Week 6 - Scavenging Tree's

This week we reviewed tree's and various ways to search them involving; pre-order, post-order, in-order. These are traversal techniques which end up exploring every node within the tree, but a particular order. We've learned some new terminology with respect to trees, the main one's being the root, leaves, children and parents. The root is the starting node of a tree, a tree which is defined as a node and all it's children. Leaves are nodes which have no children. Nodes which have children are referred to as parents. All of these terms help us better describe trees, and further in the course will help develop algorithms with respect to trees.

In addition to learning about general trees, we were introduced to the binary tree. This is a specialized tree in which each node only refers to two children (otherwise none) are organized in such a way that the right child is greater than the parent, and consequently, the left child is less than the parent. This organization strategy allows for in-order traversals of this tree to result in exploring the tree from smallest values to largest.

As important as trees are claimed to be, I personally don't find a great use for them right now. We've seen them recursively implemented through lists in Python, but they appear to be more an organizational strategy better suited for Object Oriented Programming architecture.

Sunday, February 9, 2014

Week 5 - More Recursion and Assignments!

This week in lecture and tutorial we covered more approaches to recursion. Recursion is a pretty complicated topic to understand, once understood you have to train your mind to think in that "recursive" term. This is something that's plagued me for 2 years (yes I started tackling recursion a mere 2 years ago). I've seen many people fail completely at recursion and those who get it in an instant. I've always leaned towards the failing end, although I would understand the reasoning behind it, I've never been able to code my ideas recursively. This week however I think I've achieved something great in my life because I've realized the secret to recursion and have demonstrated that in tutorial.

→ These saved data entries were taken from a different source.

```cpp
extern "C" int tpgsr_conv_splitk_plan(const tpgsr_conv_args* a, long long* bytes) {
  if (bytes) *bytes = 0;
  if (!a || !xbf_eligible(a)) return 0;
  const long long M = pixels(a);
  const int S = conv_fwd_plan_route(a, M, loader_bits(a) & ~32).sk_plan;
  if (S > 1 && bytes) *bytes = (long long)S * cdiv(M, 64) * cdiv(a->Cout, 64) * 256 * 16 * 4;
  return S;
}

extern "C" int tpgsr_conv_in2_scale_ok(const tpgsr_conv_args* a) {
  if (!a || !xbf_eligible(a) || !a->in2 || !a->in_scale || a->in_act || a->in_b) return 0;
  return conv_fwd_plan_route(a, pixels(a), 37).kernel == TPGSR_CONV_XBF_HALO3 ? 1 : 0;
}

extern "C" int tpgsr_conv_bn_row_tiles(const tpgsr_conv_args* a) {
  if (!a || !xbf_eligible(a)) return 1;
  return conv_fwd_plan_route(a, pixels(a), loader_bits(a) & ~32).kernel == TPGSR_CONV_XBF_HALO3 ? kH3Tiles : 1;
}
```

### tpgsr_amd/csrc/conv_xbf.hip

```cpp
#include "conv_loader.h"
#include <type_traits>
#include <utility>
#include <vector>
#include <mutex>

#include "conv_xbf_common.h"

__device__ __forceinline__ int xa_off(int row, int slot) { return row * 64 + ((slot ^ ((row >> 2) & 3)) << 4); }

template <int LD, int T, int WMB, int WNB, int SK = 0>
__global__ __launch_bounds__(256, (WMB * WNB == 1 ? 3 : WMB * WNB == 2 ? 2 : 1)) void conv_fwd_xbf_kernel(tpgsr_conv_args a, int M, int K) {
  constexpr int BMT = 64 * WMB, BNT = 64 * WNB;
  constexpr int A_PLANE = BMT * 64;
  constexpr int BUF = T * A_PLANE;
  constexpr int NQ = BMT / 32;
  constexpr bool TWO = (T == 3) && (WMB * WNB <= 2);
  constexpr int EPI = (4 * 64 * WNB + 4 * 1024) * 4;
  __shared__ __attribute__((aligned(16))) unsigned char xsm[2 * BUF > EPI ? 2 * BUF : EPI];
  const int tid = threadIdx.x;
  const int lane = tid & 63, wave = tid >> 6;
  const int wm = wave & 1, wn = wave >> 1;
  const int nbn = (a.Cout + BNT - 1) / BNT;
  const int ntile = SK ? (int)gridDim.x / a.sk_splits : (int)gridDim.x;
  const int skz = SK ? (int)blockIdx.x / ntile : 0;
// ... 626 lines not shown
}

template <int LD, int T>
__device__ __forceinline__ void conv_wgrad_xbf_body(const tpgsr_wgrad_args& w, const int M, const int K, const int MB, const unsigned bx,
                                                    const unsigned gx, unsigned char* Am, unsigned char* Ym) {
  const tpgsr_conv_args& a = w.c;
  const int tid = threadIdx.x;
  const int lane = tid & 63, wave = tid >> 6;
  const int wk = wave & 1, wn = wave >> 1;
  const int nkb = (K + WK - 1) / WK, nnb = (a.Cout + BN - 1) / BN;
  const int tile = xcd_remap(bx, gx);
  const int kblk = tile % nkb, nblk = (tile / nkb) % nnb, zblk = tile / (nkb * nnb);
  const int k0 = kblk * WK, n0 = nblk * BN;
  const int mbeg = zblk * MB;
  const int mend = min(M, mbeg + MB);

  const int aq = tid & 15;
  const int ap0 = tid >> 4;
  const KPos kp = kpos_init(a, (k0 >> 2) + aq);
  const int ac = kp.c;
  const int yc = (tid & 15) * 4;

  ARaw qa0, qa1;
  float4 ry0, ry1;
  float4 qs = make_float4(1.f, 1.f, 1.f, 1.f), qt = make_float4(0.f, 0.f, 0.f, 0.f);
  const int Wr_ = real_w(a);
  const size_t in_floats = a.in_ps ? (size_t)a.N * a.H * a.W * a.Cin : (size_t)a.N * a.H * Wr_ * a.in_ld;
  const __amdgpu_buffer_rsrc_t rs_in = make_rsrc(a.in, in_floats);
  const __amdgpu_buffer_rsrc_t rs_in2 = (LD & 16) ? make_rsrc(a.in_b, (size_t)a.N * Wr_ * a.in_b_ld)
                                                  : make_rsrc(a.in2 ? a.in2 : a.in, (size_t)a.N * a.H * Wr_ * a.in2_ld);
  const __amdgpu_buffer_rsrc_t rs_dy = make_rsrc(w.dy, w.dy_ps ? (size_t)M * a.Cout : (size_t)M * w.dy_ld);
  if ((LD & 1) && kp.kh < a.KH) {
    qs = *reinterpret_cast<const float4*>(a.in_scale + ac);
    qt = *reinterpret_cast<const float4*>(a.in_shift + ac);
  }
  const bool cok = n0 + yc < a.Cout;
  auto load_dy = [&](const PixelPos& p, int m) -> float4 {
    if (!w.dy_ps) return buf_load4(rs_dy, (p.valid && cok) ? ((unsigned)m * (unsigned)w.dy_ld + (unsigned)(w.dy_coff + n0 + yc)) * 4u : OOB_OFF);
    float4 v = make_float4(0.f, 0.f, 0.f, 0.f);
    if (!p.valid || !cok) return v;
    const int C4 = a.Cout >> 2, cs = (n0 + yc) >> 2;
    const size_t W2 = 2 * (size_t)a.OW;
    const float* b = w.dy + ((size_t)(p.n * 2 * a.OH + 2 * p.oh) * W2 + 2 * p.ow) * C4 + cs;
    v.x = b[0];
    v.y = b[C4];
    v.z = b[W2 * C4];
    v.w = b[W2 * C4 + C4];
    return v;
  };
  auto load_chunk = [&](int mc) {
    const int ma = mc + ap0, mb = mc + ap0 + 16;
    const PixelPos p0 = decode_pixel(a, ma, mend);
    const PixelPos p1 = decode_pixel(a, mb, mend);
    qa0 = load_a_raw<LD>(a, rs_in, rs_in2, p0, kp);
    qa1 = load_a_raw<LD>(a, rs_in, rs_in2, p1, kp);
    ry0 = load_dy(p0, ma);
    ry1 = load_dy(p1, mb);
  };
  float4 dbq = make_float4(0.f, 0.f, 0.f, 0.f);
  const bool want_db = (w.dbpart != nullptr) && kblk == 0;
  auto store_chunk = [&]() {
    const float4 v0 = finish_a<LD>(a, qa0, qs, qt);
    const float4 v1 = finish_a<LD>(a, qa1, qs, qt);
    uint2 h0[T], h1[T], y0[T], y1[T];
    split4<T>(v0, h0);
    split4<T>(v1, h1);
    split4<T>(ry0, y0);
    split4<T>(ry1, y1);
#pragma unroll
    for (int t = 0; t < T; ++t) {
      *reinterpret_cast<uint2*>(Am + t * XW_PLANE + ap0 * XW_ROW + aq * 8) = h0[t];
      *reinterpret_cast<uint2*>(Am + t * XW_PLANE + (ap0 + 16) * XW_ROW + aq * 8) = h1[t];
      *reinterpret_cast<uint2*>(Ym + t * XW_PLANE + ap0 * XW_ROW + aq * 8) = y0[t];
      *reinterpret_cast<uint2*>(Ym + t * XW_PLANE + (ap0 + 16) * XW_ROW + aq * 8) = y1[t];
    }
    if (want_db) {
      dbq.x += ry0.x + ry1.x;
      dbq.y += ry0.y + ry1.y;
      dbq.z += ry0.z + ry1.z;
      dbq.w += ry0.w + ry1.w;
    }
  };

  floatx16 acc;
#pragma unroll
  for (int i = 0; i < 16; ++i) acc[i] = 0.f;

  if (mbeg < mend) {
    load_chunk(mbeg);
    store_chunk();
  }
  __syncthreads();
  for (int mc = mbeg; mc < mend; mc += WM) {
    const bool more = mc + WM < mend;
    if (more) load_chunk(mc + WM);
#pragma unroll
    for (int mb = 0; mb < WM / 16; ++mb) {
      bf16x8 av[T], bv[T];
#pragma unroll
      for (int t = 0; t < T; ++t) {
        av[t] = frag_tr(Am + t * XW_PLANE, lane, wk * 32, mb);
        bv[t] = frag_tr(Ym + t * XW_PLANE, lane, wn * 32, mb);
      }
      acc = mfma_terms<T>(av, bv, acc);
    }
    __builtin_amdgcn_sched_barrier(0);
    __syncthreads();
    if (more) {
      store_chunk();
      __syncthreads();
    }
  }
  const int bcol = wn * 32 + (lane & 31);
  const int n = n0 + bcol;
  float* dst = w.part + (size_t)zblk * K * a.Cout;
  if (n < a.Cout) {
#pragma unroll
    for (int r = 0; r < 16; ++r) {
      int k = k0 + wk * 32 + (r & 3) + 8 * (r >> 2) + 4 * (lane >> 5);
      if (k < K) dst[(size_t)k * a.Cout + n] = acc[r];
    }
  }
  if (want_db) {
    float* red = reinterpret_cast<float*>(Am);
    *reinterpret_cast<float4*>(red + ap0 * 64 + yc) = dbq;
    __syncthreads();
    if (tid < BN && n0 + tid < a.Cout) {
      float sdb = 0.f;
#pragma unroll
      for (int r = 0; r < 16; ++r) sdb += red[r * 64 + tid];
      w.dbpart[(size_t)zblk * a.Cout + n0 + tid] = sdb;
    }
  }
}
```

When taught recursion in lecture, Prof.Heap made it clear to think of the most simplest case and work up from there, using the values obtained previously to propel your examples further and further until you have a generalized formula. Now although this idea is relatively simplistic to understand, being able to combine this ideology with that of pythonic paradigms is yet another challenge. What I mean by this is list comprehensions. Thinking in terms of list comprehensions seemed like an impossible task when I was first introduced to it, all I could think of was "how did he think of this?". It wasn't until tutorial when I was faced with a similar problem that I was able to think like Prof.Heap and end up coding an example that he would have created himself. This was a moment in which I realized the secret to recursive programming, but much is still yet to be learned.

We have our first assignment due this week, an assignment I figured would be easy like CSC108's last semester. Boy was I Wrong. This assignment is the hardest assignment I've been given, why? Well, this assignment is based around solving a conjecture, something that no one in the world has created a definitive solution to. We are asked to provide a "good" approximation? This is a seemingly impossible task but a task we are forced to take on. I've tried many techniques of thinking of the problem and only have one issue which is how to switch between free stools, this is the trick to the problem but I have no idea how to do it with recursion. Previously I said that I now understood recursion, but I am still not a master at it since I cannot solve this problem.

In summary, this week has opened my mind to many new possibilities of programming, and has also humbled me with the task of attacking a conjecture.